“IT’S STANDARD PROCEDURE. She’s from a third-world country.”
My partner was told this when he called to file a complaint about what happened to me.
After three years in Japan’s JET Program, and a lifetime of pining to see the world, I had enough money saved up to live my dream. I decided to start in Europe, where my partner lives. I submitted the detailed financial records, travel insurance certificate, letter of invitation, letter of intent, and other documents required for a Schengen visa. I got the visa and was ecstatic. I based myself in Helsinki to explore the continent.
And then this happened. I was returning to Finland from a one-day ferry excursion to St. Petersburg. The trip was great; the immigration checkpoints, not so much. But I’m used to that. Immigration officials have an astounding lack of geographical knowledge, in my experience. Some have questioned whether a country called Trinidad and Tobago — where I’m from — actually exists. An officer once pulled out his smartphone and Googled it to make sure.
There are the myriad personal questions that usually ensure I’m the last person in line to clear immigration. Still, the ache of muscles required for fake-smiling, while I feel my dignity being slowly eroded, is a small price to pay to sate my inconvenient urge to walk the earth. These are all people following guidelines, having good and bad days, and doing their jobs. This I understand.
Europe, however, and Finland in particular, has introduced a whole other level of unconcealed contempt. Every time I enter, I have to walk with a portfolio of documents and convince someone I’m just a regular traveler, I have enough money to support myself, I don’t engage in sex work, and I won’t try to live here illegally. My friends, who possess more fortunate nationalities, breeze through and wait for me at customs. I have come to be used to this too. I chose this.
But what I went through on my return from St. Petersburg I can’t get used to. After taking longer than usual with my passport, the immigration officer called another to come and take a look. I was questioned in turn by both of them. Then those awful words:
“Please come this way.”
I broke down. I asked why. People stared. They took me into a back room and sent a woman in to deal with me. I requested a phone call to let someone know I was being detained. I was denied. I couldn’t stop sobbing. “Cut the bullshit,” she said. I wasn’t told why I was being detained. She kept asking me vague questions about my life. Made me write down information about my partner. My hands were shaking. The more I asked why they were doing this, the louder she got. When I asked again if I could make a phone call, she responded, “Look, we can do this the easy way or the hard way. Which do you want?”
That’s when I knew I was helpless. I stopped asking questions and did everything she asked. I stopped crying and stared at the floor. I went into survival mode. I heard her in another room mocking my voice. I heard the others laughing. She took my credit card away for inspection, along with my passport. Her face had the look of someone who desperately wanted to spit.

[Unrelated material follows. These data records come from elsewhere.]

template <int D>
int cq_factor_pair_impl(const Plan& P, const CqArgs& q, const CqArgs& q2, double* Lg, double* yg, double* logdet, double* quad, double* L2,
                        double* y2, double* ws, int* info, hipStream_t st, int only_stage = -1, double* park = nullptr, int stride = 0) {
    const auto on = [&](int s) { return only_stage < 0 || only_stage == s; };
    const size_t sh = P.off_pair - P.off_Dhat[1];
    double* ws2 = ws + sh;
    SweepArgs a0;
    memset(&a0, 0, sizeof(a0));
    a0.lv = P.lv[0];
    a0.info = info;
    a0.aD = -2.0; a0.aS = -1.0; a0.aR = 1.0;
    a0.Lg = Lg; a0.yg = yg;
    a0.part = (logdet || quad) ? ws + P.off_part[0] : nullptr;
    SweepArgs a1 = a0;
    a1.Lg = L2; a1.yg = y2; a1.part = nullptr;
    bind_up(P, 0, ws, a0);
    bind_up(P, 0, ws2, a1);
    dim3 grid(a0.lv.Lpad / 64), block(64);
    if (on(0) && park) {
        hipLaunchKernelGGL((k_reduce_cq_interior<D>), grid, block, 0, st, a0, q, park, stride);
        MFGM_CHECK_LAUNCH();
        hipLaunchKernelGGL((k_reduce_cq_heads<D>), dim3(grid.x, 2), block, 0, st, a0, q, a1, q2, park, stride);
        MFGM_CHECK_LAUNCH();
    } else if (on(0)) {
        hipLaunchKernelGGL((k_reduce_cq<D>), grid, block, 0, st, a0, q);
        MFGM_CHECK_LAUNCH();
        hipLaunchKernelGGL((k_reduce_cq<D>), grid, block, 0, st, a1, q2);
        MFGM_CHECK_LAUNCH();
    }
    if (on(2))
        if (int rc = coarse_up_pair<D>(P, ws, sh, info, st)) return rc;
    if (!on(1)) {
    } else if constexpr (D <= 6) {
        if (a0.lv.nt >= 1) hipLaunchKernelGGL((k_forward_pair_cq<D, 1>), grid, dim3(128), 0, st, a0, q, a1, q2);
        else hipLaunchKernelGGL((k_forward_pair_cq<D>), grid, dim3(128), 0, st, a0, q, a1, q2);
        MFGM_CHECK_LAUNCH();
    } else {
        if (a0.lv.nt >= 2) {
            hipLaunchKernelGGL((k_forward_cq<D, 2>), grid, block, 0, st, a0, q);
            hipLaunchKernelGGL((k_forward_cq<D, 2>), grid, block, 0, st, a1, q2);
        } else {
            hipLaunchKernelGGL((k_forward_cq<D>), grid, block, 0, st, a0, q);
            hipLaunchKernelGGL((k_forward_cq<D>), grid, block, 0, st, a1, q2);
        }
        MFGM_CHECK_LAUNCH();
    }
    if (logdet || quad)
        if (int rc = sum_level0_partials(P, ws, P.lv[0].Lpad, logdet, quad, st)) return rc;
    if (on(3)) return coarse_down_pair<D>(P, ws, sh, st);
    return 0;
// ... 10 lines not shown
    a.lv = P.lv[0];
    a.Lg = const_cast<double*>(Lg); a.yg = const_cast<double*>(yg); a.aS = -1.0;
    bind_up(P, 0, wsc, a);
    double* fix = ws + P.off_part[0];
    dim3 grid(a.lv.Lpad / 64), block(64);
    if (a.lv.nt >= 2) hipLaunchKernelGGL((k_backward_girsanov_cq<D, 2>), grid, block, 0, st, a, pr, q, fix);
    else hipLaunchKernelGGL((k_backward_girsanov_cq<D>), grid, block, 0, st, a, pr, q, fix);
    MFGM_CHECK_LAUNCH();
    hipLaunchKernelGGL((k_girsanov_fixup_cq<D>), grid, block, 0, st, a.lv, q.dyn_out, (const double*)fix);
    MFGM_CHECK_LAUNCH();
    return 0;
}

template <int D>
int cq_selinv_kl_impl(const Plan& P, const CqArgs& q, const double* Lg, const double* yg, const SdeParams& pr, double* Sig, double* x,
                      double* kl, double* ws, hipStream_t st, int only_level) {
    if (only_level != 0)
        if (int rc = coarse_down<D>(P, ws, true, st)) return rc;
    if (only_level > 0) return 0;
    SweepArgs a;
    memset(&a, 0, sizeof(a));
    a.lv = P.lv[0];
    a.Lg = const_cast<double*>(Lg); a.yg = const_cast<double*>(yg); a.aS = -1.0;
    a.Sigg = Sig; a.mug = x;
    a.part = ws + P.off_part[0];
    bind_up(P, 0, ws, a);
    if (a.lv.nt >= 2) hipLaunchKernelGGL((k_backward_kl_cq<D, 2>), dim3(a.lv.Lpad / 64), dim3(64), 0, st, a, pr, q);
    else hipLaunchKernelGGL((k_backward_kl_cq<D>), dim3(a.lv.Lpad / 64), dim3(64), 0, st, a, pr, q);
    MFGM_CHECK_LAUNCH();
    return sum_level0_partials(P, ws, 0, kl, nullptr, st);
}

template <int D>
int cq_pack_impl(const Plan& P, const double* lin, const double* diag, const double* sub, double* dyn, double* range, hipStream_t st) {
    hipLaunchKernelGGL((k_cq_pack<D>), dim3(P.lv[0].Lpad / 64), dim3(64), 0, st, P.lv[0], lin, diag, sub, dyn, range);
    MFGM_CHECK_LAUNCH();
    return 0;
}
template <int D>
int cq_unpack_impl(const Plan& P, const CqArgs& q, double* lin, double* diag, double* sub, hipStream_t st) {
    hipLaunchKernelGGL((k_cq_unpack<D>), dim3(P.lv[0].Lpad / 64), dim3(64), 0, st, P.lv[0], q, lin, diag, sub);
    MFGM_CHECK_LAUNCH();
    return 0;
// ... 255 lines not shown
                                                  stride)));
}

When she let me out of the room, I didn’t look at her. I wanted to ask for her name but I was scared she would retaliate. I chose freedom instead. Twenty minutes had passed but it seemed like much longer. I wished I could make her feel what it’s like to be so powerless. Perhaps, though, she already knew this feeling in some way, and was exorcising it by inflicting the same on others. When I tried to exit the ferry terminal, I got detained yet again by customs. I had my passport seized. I was too numb to feel anything and answered their questions mechanically. They let me go eventually.

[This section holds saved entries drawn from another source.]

template <int kCombWaves>
__global__ __launch_bounds__(kCombWaves * 64) void sealed_stream_combine_kernel(
    const uint8_t* __restrict__ boxes, uint64_t slot, const uint64_t* __restrict__ row_bytes, uint64_t max_box,
    const SboxState* __restrict__ states, uint64_t rows, uint64_t len, uint64_t* __restrict__ acc_lo,
    int64_t* __restrict__ acc_hi, uint32_t* __restrict__ status) {
    __shared__ __attribute__((aligned(16))) uint8_t tiles[kCombWaves][kStreamTile];
    __shared__ uint32_t kstream[kCombWaves][kKsTile];
    __shared__ unsigned long long lo32[kCombWindow], hi32[kCombWindow];
    __shared__ uint64_t cols[kCombWaves];
    const int wave = threadIdx.x >> 6;
    const bool lead = (threadIdx.x & 63) == 0;
    const uint64_t r = (uint64_t)blockIdx.x * kCombWaves + wave;
    for (int i = threadIdx.x; i < kCombWindow; i += kCombWaves * 64) { lo32[i] = 0; hi32[i] = 0; }
    RowStreamT<XSalsaBytes> rs;
    bool live = r < rows && sealed_row_open(rs, boxes, slot, row_bytes, max_box, states, r, len, status, tiles[wave], kstream[wave]);
    WindowSink sink{lo32, hi32, 0, acc_lo, acc_hi};
    __syncthreads();
    for (;;) {
        if (live) {
            rs.next_group(sink);
            if (rs.done()) { rs.close(status); live = false; }
        }
        if (lead) cols[wave] = live ? rs.col : len;
        __syncthreads();
        if (window_flush<kCombWaves>(lo32, hi32, sink, cols, len)) break;
    }
}

static constexpr int kCoefLds = 16;

struct WeightedSink {
    WindowSink win;
    const uint64_t* coef;
    uint32_t k;
    uint64_t batches, m, mu, pinv;
    __device__ __forceinline__ void operator()(uint64_t b, int64_t v) const {
        if (b >= batches) return;
        const uint64_t x = canon_i64(v, m, mu);
        const uint64_t c = b * k;
        for (uint32_t s = 0; s < k; ++s) win(c + s, (int64_t)mont_redc(mul64x64(coef[s], x), m, pinv));
    }
};

template <int kCombWaves, bool kLds>
__global__ __launch_bounds__(kCombWaves * 64) void sealed_stream_weighted_kernel(
    const uint8_t* __restrict__ boxes, uint64_t slot, const uint64_t* __restrict__ row_bytes, uint64_t max_box,
    const SboxState* __restrict__ states, uint64_t rows, uint64_t len, uint64_t first_pos, WeightedJob J,
    uint64_t* __restrict__ acc_lo, int64_t* __restrict__ acc_hi, uint32_t* __restrict__ status) {
    __shared__ __attribute__((aligned(16))) uint8_t tiles[kCombWaves][kStreamTile];
    __shared__ uint32_t kstream[kCombWaves][kKsTile];
    __shared__ unsigned long long lo32[kCombWindow], hi32[kCombWindow];
    __shared__ uint64_t cols[kCombWaves];
    __shared__ uint32_t alive[kCombWaves];
    __shared__ uint64_t coefs[kLds ? kCombWaves : 1][kCoefLds];
    const int wave = __builtin_amdgcn_readfirstlane(threadIdx.x >> 6), lane = threadIdx.x & 63;
    const bool lead = lane == 0;
    const uint64_t r = (uint64_t)blockIdx.x * kCombWaves + wave;
    const uint64_t total = J.batches * J.k;
    for (int i = threadIdx.x; i < kCombWindow; i += kCombWaves * 64) { lo32[i] = 0; hi32[i] = 0; }
    const uint64_t* coef = J.Rt + (first_pos + (r < rows ? r : 0)) * J.k;
    if (kLds) {
        if (r < rows && (uint32_t)lane < J.k) coefs[wave][lane] = coef[lane];
        coef = coefs[wave];
    }
    RowStreamT<XSalsaBytes> rs;
    bool live = r < rows && sealed_row_open(rs, boxes, slot, row_bytes, max_box, states, r, len, status, tiles[wave], kstream[wave]);
    WeightedSink sink{{lo32, hi32, 0, acc_lo, acc_hi}, coef, J.k, J.batches, J.m, J.mu, J.pinv};
    __syncthreads();
    for (;;) {
        if (live) {
            rs.next_group(sink);
            if (rs.done()) { rs.close(status); live = false; }
        }
        if (lead) {
            cols[wave] = live && rs.col < J.batches ? rs.col * J.k : total;
            alive[wave] = live;
        }
        __syncthreads();
        uint32_t any = 0;
#pragma unroll
        for (int w = 0; w < kCombWaves; ++w) any |= alive[w];
        const bool flushed = window_flush<kCombWaves>(lo32, hi32, sink.win, cols, total);
        if (flushed && !any) break;
    }
}

__global__ __launch_bounds__(kVT) void weighted_rows_kernel(const int64_t* __restrict__ shares, uint64_t row_stride, uint32_t rows,
                                                            uint64_t first_pos, WeightedJob J, uint64_t* __restrict__ acc_lo,
                                                            int64_t* __restrict__ acc_hi, uint32_t e_per_group) {
    const uint64_t b = (uint64_t)blockIdx.x * kVT + threadIdx.x;
    if (b >= J.batches) return;
    const uint32_t e0 = blockIdx.y * e_per_group, e1 = e0 + e_per_group < J.k ? e0 + e_per_group : J.k;
    for (uint32_t e = e0; e < e1; ++e) {
        U128 acc{0, 0};
        uint32_t since = 0;
        for (uint32_t c = 0; c < rows; ++c) {
            const uint64_t v = canon_i64(shares[(uint64_t)c * row_stride + b], J.m, J.mu);
            mac128(acc, J.Rt[(first_pos + c) * J.k + e], v);
            if (++since == 4) { mont_acc_condsub(acc, J.m); since = 0; }
        }
        mont_acc_condsub(acc, J.m);
        const uint64_t o = b * J.k + e;
        acc_atomic_add(acc_lo + o, acc_hi + o, mont_redc(acc, J.m, J.pinv), 0);
    }
}

__global__ __launch_bounds__(kVT) void transpose_u64_kernel(const uint64_t* __restrict__ in, uint64_t* __restrict__ out, uint32_t k,
                                                            uint32_t n) {
    const uint64_t i = (uint64_t)blockIdx.x * kVT + threadIdx.x;
    if (i >= (uint64_t)k * n) return;
    const uint64_t pos = i / k, s = i - pos * k;
    out[i] = in[s * n + pos];
}

struct EncXSalsa {
    uint32_t key[8], n0, n1;
    uint32_t* ks;
    uint64_t base;
    __device__ __forceinline__ void fill() {
        const int lane = threadIdx.x & 63;
        __builtin_amdgcn_fence(__ATOMIC_ACQ_REL, "wavefront");
        __builtin_amdgcn_wave_barrier();
        uint32_t b[16];
        sbx::salsa20_block(b, key, n0, n1, base + (uint64_t)lane);
#pragma unroll
        for (int w = 0; w < 16; ++w) ks[w * kKsStride + lane] = b[w];
        __builtin_amdgcn_fence(__ATOMIC_ACQ_REL, "wavefront");
        __builtin_amdgcn_wave_barrier();
    }
    __device__ __forceinline__ void open(const SboxState& st, uint32_t* tile) {
#pragma unroll
        for (int i = 0; i < 8; ++i) key[i] = st.subkey[i];
        n0 = st.n0; n1 = st.n1;
        ks = tile;
        base = 0;
        fill();
    }
    __device__ __forceinline__ bool ends_before(uint64_t unit_end) const { return unit_end + 2 > 4 * (base + 64); }
    __device__ __forceinline__ bool holds(uint64_t u) const { return u + 2 < 4 * (base + 64); }
    __device__ __forceinline__ void refill() { base += 64; fill(); }
    __device__ __forceinline__ void apply(uint4& v, uint64_t u) const {
        const uint32_t p = (uint32_t)(u + 2 - 4 * base);
        const uint32_t* k = ks + (p & 3u) * 4u * kKsStride + (p >> 2);
        v.x ^= k[0]; v.y ^= k[kKsStride]; v.z ^= k[2 * kKsStride]; v.w ^= k[3 * kKsStride];
    }
};

__global__ __launch_bounds__(kStreamWaves * 64) void varint_seal_stream_kernel(VarintRows R, uint8_t* __restrict__ boxes, uint64_t slot,
                                                                               const SboxState* __restrict__ states,
                                                                               uint64_t* __restrict__ msg_bytes) {
    __shared__ __attribute__((aligned(16))) uint8_t tiles[kStreamWaves][kEncTile];
    __shared__ uint32_t kstream[kStreamWaves][kKsTile];
    const int wave = threadIdx.x >> 6;
    const uint64_t r = (uint64_t)blockIdx.x * kStreamWaves + wave;
    if (r >= R.rows) return;
    if (states[r].bad) { if ((threadIdx.x & 63) == 0) msg_bytes[r] = 0; return; }
    EncXSalsa crypt;
    crypt.open(states[r], kstream[wave]);
    LoadValues vals;
    vals.open(R.values + r * R.row_stride, R.len);
    encode_row(vals, R.len, r, boxes + r * slot + 48, tiles[wave], msg_bytes, crypt);
}

template <int ROUNDS>
struct ShareValues {
    static constexpr int kDepth = 1;
    const ShareJob& J;
    const int64_t* __restrict__ sp;
    const uint64_t* __restrict__ row;
    uint64_t stream;
    uint32_t T, draw;
    QuadCol qc;
    __device__ __forceinline__ ShareValues(const ShareJob& J_, uint32_t c, uint64_t p) : J(J_) {
        sp = J.secrets + p * J.secrets_stride;
        stream = J.first_participant + p;
        qc = quad_col(J.key);
        T = J.additive ? J.n - 1 : J.t;
        const uint32_t direct = J.additive ? J.n - 1 : J.direct_rows;
        draw = c < direct ? c : T;
        row = J.additive || c < direct ? nullptr : J.M + (uint64_t)(c - direct) * (J.k + J.t);
    }
    __device__ __forceinline__ void get(int, uint64_t j, int64_t& x, int64_t& y) {
        const uint64_t pair = j * (kEncVals / 2) + (threadIdx.x & 63u);
        const uint64_t b0 = 2 * pair;
        const uint64_t m = J.mod.m, mu = J.mod.mu;
        uint64_t r0, r1;
        if (draw < T) {
            drbg_pair<ROUNDS>(J.key, qc, stream, pair, T, draw, J.mod, r0, r1);
            x = (int64_t)r0; y = (int64_t)r1;
            return;
        }
        if (J.additive) {
            uint64_t s0 = b0 < J.len ? canon_i64(sp[b0], m, mu) : 0;
            uint64_t s1 = b0 + 1 < J.len ? canon_i64(sp[b0 + 1], m, mu) : 0;
            for (uint32_t i = 0; i < T; ++i) {
                drbg_pair<ROUNDS>(J.key, qc, stream, pair, T, i, J.mod, r0, r1);
                s0 = submod(s0, r0, m);
                s1 = submod(s1, r1, m);
            }
            x = (int64_t)s0; y = (int64_t)s1;
            return;
        }
        U128 a0{0, 0}, a1{0, 0};
        uint32_t since = 0;
        const uint64_t e0 = b0 * J.k, e1 = e0 + J.k;
        for (uint32_t i = 0; i < J.k; ++i) {
            const uint64_t v0 = e0 + i < J.len ? canon_i64(sp[e0 + i], m, mu) : 0;
            const uint64_t v1 = e1 + i < J.len ? canon_i64(sp[e1 + i], m, mu) : 0;
            const uint64_t cf = row[i];
            mac128(a0, cf, v0);
            mac128(a1, cf, v1);
            if (++since == 4) { mont_acc_condsub(a0, J.mont.p); mont_acc_condsub(a1, J.mont.p); since = 0; }
        }
        for (uint32_t i = 0; i < T; ++i) {
            drbg_pair<ROUNDS>(J.key, qc, stream, pair, T, i, J.mod, r0, r1);
            const uint64_t cf = row[J.k + i];
            mac128(a0, cf, r0);
            mac128(a1, cf, r1);
            if (++since == 4) { mont_acc_condsub(a0, J.mont.p); mont_acc_condsub(a1, J.mont.p); since = 0; }
        }
        mont_acc_condsub(a0, J.mont.p);
        mont_acc_condsub(a1, J.mont.p);
        x = (int64_t)mont_redc(a0, J.mont.p, J.mont.pinv);
        y = (int64_t)mont_redc(a1, J.mont.p, J.mont.pinv);
    }
};

template <int ROUNDS>
__global__ __launch_bounds__(kStreamWaves * 64) void share_seal_stream_kernel(ShareJob J, uint32_t by_rows, uint8_t* __restrict__ boxes,
                                                                              uint64_t slot, const SboxState* __restrict__ states,
                                                                              uint64_t* __restrict__ msg_bytes) {
    __shared__ __attribute__((aligned(16))) uint8_t tiles[kStreamWaves][kEncTile];
    __shared__ uint32_t kstream[kStreamWaves][kKsTile];
    const int wave = __builtin_amdgcn_readfirstlane(threadIdx.x >> 6);
    uint64_t c, p;
    if (by_rows) {
        const uint64_t r = (uint64_t)blockIdx.x * kStreamWaves + wave;
        c = r / J.participants; p = r - c * J.participants;
    } else {
        const uint32_t groups = (J.n + kStreamWaves - 1) / kStreamWaves;
        p = blockIdx.x / groups;
        c = (uint64_t)(blockIdx.x - p * groups) * kStreamWaves + wave;
    }
    if (c >= J.n || p >= J.participants) return;
    const uint64_t r = c * J.participants + p;
    if (states[r].bad) { if ((threadIdx.x & 63) == 0) msg_bytes[r] = 0; return; }
    EncXSalsa crypt;
    crypt.open(states[r], kstream[wave]);
    ShareValues<ROUNDS> vals(J, (uint32_t)c, p);
    encode_row(vals, J.batches, r, boxes + r * slot + 48, tiles[wave], msg_bytes, crypt);
}

template <int ROUNDS>
struct MaskValues {
    static constexpr int kDepth = 1;
    const MaskJob& J;
    const int64_t* sp;
    int64_t* mp;
    uint64_t stream;
    bool vec;
    QuadCol qc;
    __device__ __forceinline__ MaskValues(const MaskJob& J_, uint64_t p) : J(J_) {
        sp = J.secrets + p * J.secrets_stride;
        mp = J.masked + p * J.masked_stride;
        stream = J.first_participant + p;
        vec = ((((uintptr_t)sp) | ((uintptr_t)mp)) & 15u) == 0;
        qc = quad_col(J.key);
    }
    __device__ __forceinline__ void get(int, uint64_t j, int64_t& x, int64_t& y) {
        typedef long long ll2v __attribute__((ext_vector_type(2)));
        const uint64_t pair = j * (kEncVals / 2) + (threadIdx.x & 63u);
        const uint64_t b0 = 2 * pair;
        const bool two = vec && b0 + 1 < J.len;
        const bool one0 = !two && b0 < J.len, one1 = !two && b0 + 1 < J.len;
        long long s0 = 0, s1 = 0;
        if (two) {
            const ll2v v = __builtin_nontemporal_load(reinterpret_cast<const ll2v*>(sp + b0));
            s0 = v.x; s1 = v.y;
        }
        if (one0) s0 = __builtin_nontemporal_load(reinterpret_cast<const long long*>(sp + b0));
        if (one1) s1 = __builtin_nontemporal_load(reinterpret_cast<const long long*>(sp + b0 + 1));
        __builtin_amdgcn_sched_barrier(0);
        uint64_t r0, r1;
        drbg_pair<ROUNDS>(J.key, qc, stream, pair, 1, 0, J.mod, r0, r1);
        const uint64_t m = J.mod.m, mu = J.mod.mu;
        const long long m0 = (long long)addmod(canon_i64(s0, m, mu), r0, m);
        const long long m1 = (long long)addmod(canon_i64(s1, m, mu), r1, m);
        if (two) {
            ll2v v;
            v.x = m0; v.y = m1;
            __builtin_nontemporal_store(v, reinterpret_cast<ll2v*>(mp + b0));
        }
        if (one0) __builtin_nontemporal_store(m0, reinterpret_cast<long long*>(mp + b0));
        if (one1) __builtin_nontemporal_store(m1, reinterpret_cast<long long*>(mp + b0 + 1));
        x = (int64_t)r0; y = (int64_t)r1;
    }
};

template <int ROUNDS>
__global__ __launch_bounds__(kStreamWaves * 64) void mask_seal_stream_kernel(MaskJob J, uint8_t* __restrict__ boxes, uint64_t slot,
                                                                             const SboxState* __restrict__ states,
                                                                             uint64_t* __restrict__ msg_bytes) {
    __shared__ __attribute__((aligned(16))) uint8_t tiles[kStreamWaves][kEncTile];
    __shared__ uint32_t kstream[kStreamWaves][kKsTile];
    const int wave = __builtin_amdgcn_readfirstlane(threadIdx.x >> 6);
    const uint64_t p = (uint64_t)blockIdx.x * kStreamWaves + wave;
    if (p >= J.participants) return;
    if (states[p].bad) { if ((threadIdx.x & 63) == 0) msg_bytes[p] = 0; return; }
    EncXSalsa crypt;
    crypt.open(states[p], kstream[wave]);
    MaskValues<ROUNDS> vals(J, p);
    encode_row(vals, J.len, p, boxes + p * slot + 48, tiles[wave], msg_bytes, crypt);
}

static constexpr int kSumVals = kVT * kVals;
static constexpr int kSumStage = 64 + kSumVals * 10;
static constexpr int kSumKsBlocks = kSumStage / 64;
static constexpr int kSumKsStride = 17;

My partner was livid when I told him and immediately started making phone calls. He felt the ire of someone who has no expectation of being treated this way, not in a country as progressive as his. As it turns out, this is standard procedure because I’m from a third-world country. This is what they said. He asked if it was standard for them to take someone who had all their papers in order into a back room, to break them down to tears. They said it happens. There is nothing that can be done and it will probably happen again.

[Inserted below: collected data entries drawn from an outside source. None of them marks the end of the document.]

# solomontesema/yolo-fpga-accelerator

Measured on AMD Instinct MI355X. Metric: YOLOv2 INT16 416x416 frames/sec, higher is better.
Workload: dtype int16

## Files before the change

### include/yolo2_hip.h

```cpp
#ifndef YOLO2_HIP_H
#define YOLO2_HIP_H

#include <stddef.h>
#include <stdint.h>

#ifdef __cplusplus
extern "C" {
#endif

#define YOLO2_SUCCESS     0
#define YOLO2_ERROR      -1
#define YOLO2_TIMEOUT    -2
#define YOLO2_INIT_ERROR -3
#define YOLO2_MMAP_ERROR -4
#define YOLO2_DMA_ERROR  -5


int  yolo2_accel_init(void);
void yolo2_accel_cleanup(void);
int  yolo2_hip_select_device(int device);
int  yolo2_hip_device_count(void);
const char *yolo2_hip_last_error(void);

void yolo2_set_q_values(int32_t qw, int32_t qa_in, int32_t qa_out, int32_t qb);
int  yolo2_is_busy(void);
int  yolo2_is_done(void);
int  yolo2_wait_for_completion(uint32_t timeout_ms);

uint32_t yolo2_get_status(void);
uint32_t yolo2_read_reg(uint32_t offset);
void     yolo2_write_reg(uint32_t offset, uint32_t value);
long yolo2_hip_driver_calls(void);

int yolo2_execute_conv_layer(uint64_t input_addr, uint64_t output_addr, uint64_t weight_addr,
                             uint64_t beta_addr, int ifm_num, int ofm_num, int ksize, int kstride,
                             int input_w, int input_h, int output_w, int output_h, int padding,
                             int is_nl, int is_bn, int tm, int tn, int tr, int tc, int ofm_num_bound,
                             int mloopsxTM, int mloops_a1xTM, int layer_type, int qw, int qa_in,
                             int qa_out, int qb, uint32_t timeout_ms);

int yolo2_execute_maxpool_layer(uint64_t input_addr, uint64_t output_addr, int channels, int ksize,
                                int kstride, int input_w, int input_h, int output_w, int output_h,
                                int padding, int tm, int tr, int tc, int ofm_num_bound, int mloopsxTM,
                                int mloops_a1xTM, uint32_t timeout_ms);

int yolo2_hip_last_layer_path(void);
int yolo2_hip_last_layer_edge(void);

int yolo2_execute_conv_layer_f32(uint64_t input_addr, uint64_t output_addr, uint64_t weight_addr,
                                 uint64_t beta_addr, int ifm_num, int ofm_num, int ksize, int kstride,
                                 int input_w, int input_h, int output_w, int output_h, int padding,
                                 int is_nl, uint32_t timeout_ms);

#ifndef DMA_BUFFER_MANAGER_H
typedef struct {
    void *ptr;
    size_t size;
    uint64_t phys_addr;
} memory_buffer_t;
typedef struct {
    void *virt_addr;
    uint64_t phys_addr;
    size_t size;
    int fd;
    char device_name[64];
} dma_buffer_t;
#endif
int      dma_buffer_init(void);
void     dma_buffer_cleanup(void);
int      dma_buffer_alloc(size_t size, dma_buffer_t *buffer);
void     dma_buffer_free(dma_buffer_t *buffer);
void     dma_buffer_sync_for_device(dma_buffer_t *buffer, size_t offset, size_t size);
void     dma_buffer_sync_for_cpu(dma_buffer_t *buffer, size_t offset, size_t size);
uint64_t dma_buffer_get_phys(dma_buffer_t *buffer, size_t offset);
int      memory_allocate_ddr(size_t size, size_t alignment, memory_buffer_t *buffer);
void     memory_free_ddr(memory_buffer_t *buffer);
int      memory_allocate_weights(size_t size, memory_buffer_t *buffer);
int      memory_allocate_bias(size_t size, memory_buffer_t *buffer);
int      memory_allocate_inference_buffer(memory_buffer_t *buffer);
uint64_t memory_get_phys_addr(void *virt_addr);
void     memory_flush_cache(void *addr, size_t size);
void     memory_invalidate_cache(void *addr, size_t size);

int  yolo2_hip_alloc(size_t bytes, uint64_t *dev_addr);
void yolo2_hip_free(uint64_t dev_addr);
int  yolo2_hip_memcpy_h2d(uint64_t dst, const void *src, size_t bytes);
int  yolo2_hip_memcpy_d2h(void *dst, uint64_t src, size_t bytes);
int  yolo2_hip_memset(uint64_t dst, int value, size_t bytes);


typedef struct yolo2_hip_ctx yolo2_hip_ctx;

#define YOLO2_N_CONV       23
#define YOLO2_N_WEIGHTS    50941792
#define YOLO2_N_BIAS       10761
#define YOLO2_REGION_ELEMS (425 * 13 * 13)
#define YOLO2_FRAME_ELEMS  (3 * 416 * 416)

int  yolo2_hip_create(int device, yolo2_hip_ctx **ctx);
void yolo2_hip_destroy(yolo2_hip_ctx *ctx);
int  yolo2_hip_ctx_device(yolo2_hip_ctx *ctx);
int  yolo2_hip_alloc_on(yolo2_hip_ctx *ctx, size_t bytes, uint64_t *dev_addr);

int yolo2_hip_load_weights_int16(yolo2_hip_ctx *ctx, const int16_t *weights_reorg, size_t n_weights,
                                 const int16_t *bias, size_t n_bias, const int32_t *weight_q,
                                 int n_weight_q, const int32_t *bias_q, int n_bias_q,
                                 const int32_t *act_q, int n_act_q);
int yolo2_hip_load_weights_int16_dev(yolo2_hip_ctx *ctx, uint64_t weights_reorg_dev, size_t n_weights,
                                     uint64_t bias_dev, size_t n_bias, const int32_t *weight_q,
                                     int n_weight_q, const int32_t *bias_q, int n_bias_q,
                                     const int32_t *act_q, int n_act_q);
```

I come from a country where some people are cut off from basic resources in a way unheard of in Finland. I also come from a country where some people enjoy a quality of life and deep happiness that many Finns may never be able to attain. Some of us resign ourselves to the rat race because nothing outside of that seems safe. And some of us go after our dreams, perhaps even if those dreams lie beyond the tiny patch of earth where we happened to be born.
Finns visit countries like mine all the time, soak up the sun that’s so scarce back home, and enjoy the intoxication of big spending power. That is the natural order of things. When people like me journey to more developed shores, purely for pleasure, there’s something inherently suspicious about that. This is how the world is.
My friend said to me, in the aftermath of this, “We are never victims, no matter what the circumstances.” She’s right. That’s not my role. I’m fortunate enough to be living my purpose and, perhaps all the more because of where I’ve come from, I am grateful for my mobility every single day. I must keep moving. Those who heed the nomadic calling understand this.
I write this not for sympathy, but to increase understanding. I also write it for those who are like me, those from places looked down on by the developed world. I’ve met so many of you. You take it for granted that it’s as much your right to wander this world as anyone else, in spite of the extra paperwork. And it is. Just know that some places will treat you like less of a human being and give you extra hoops to jump through. That is their standard procedure.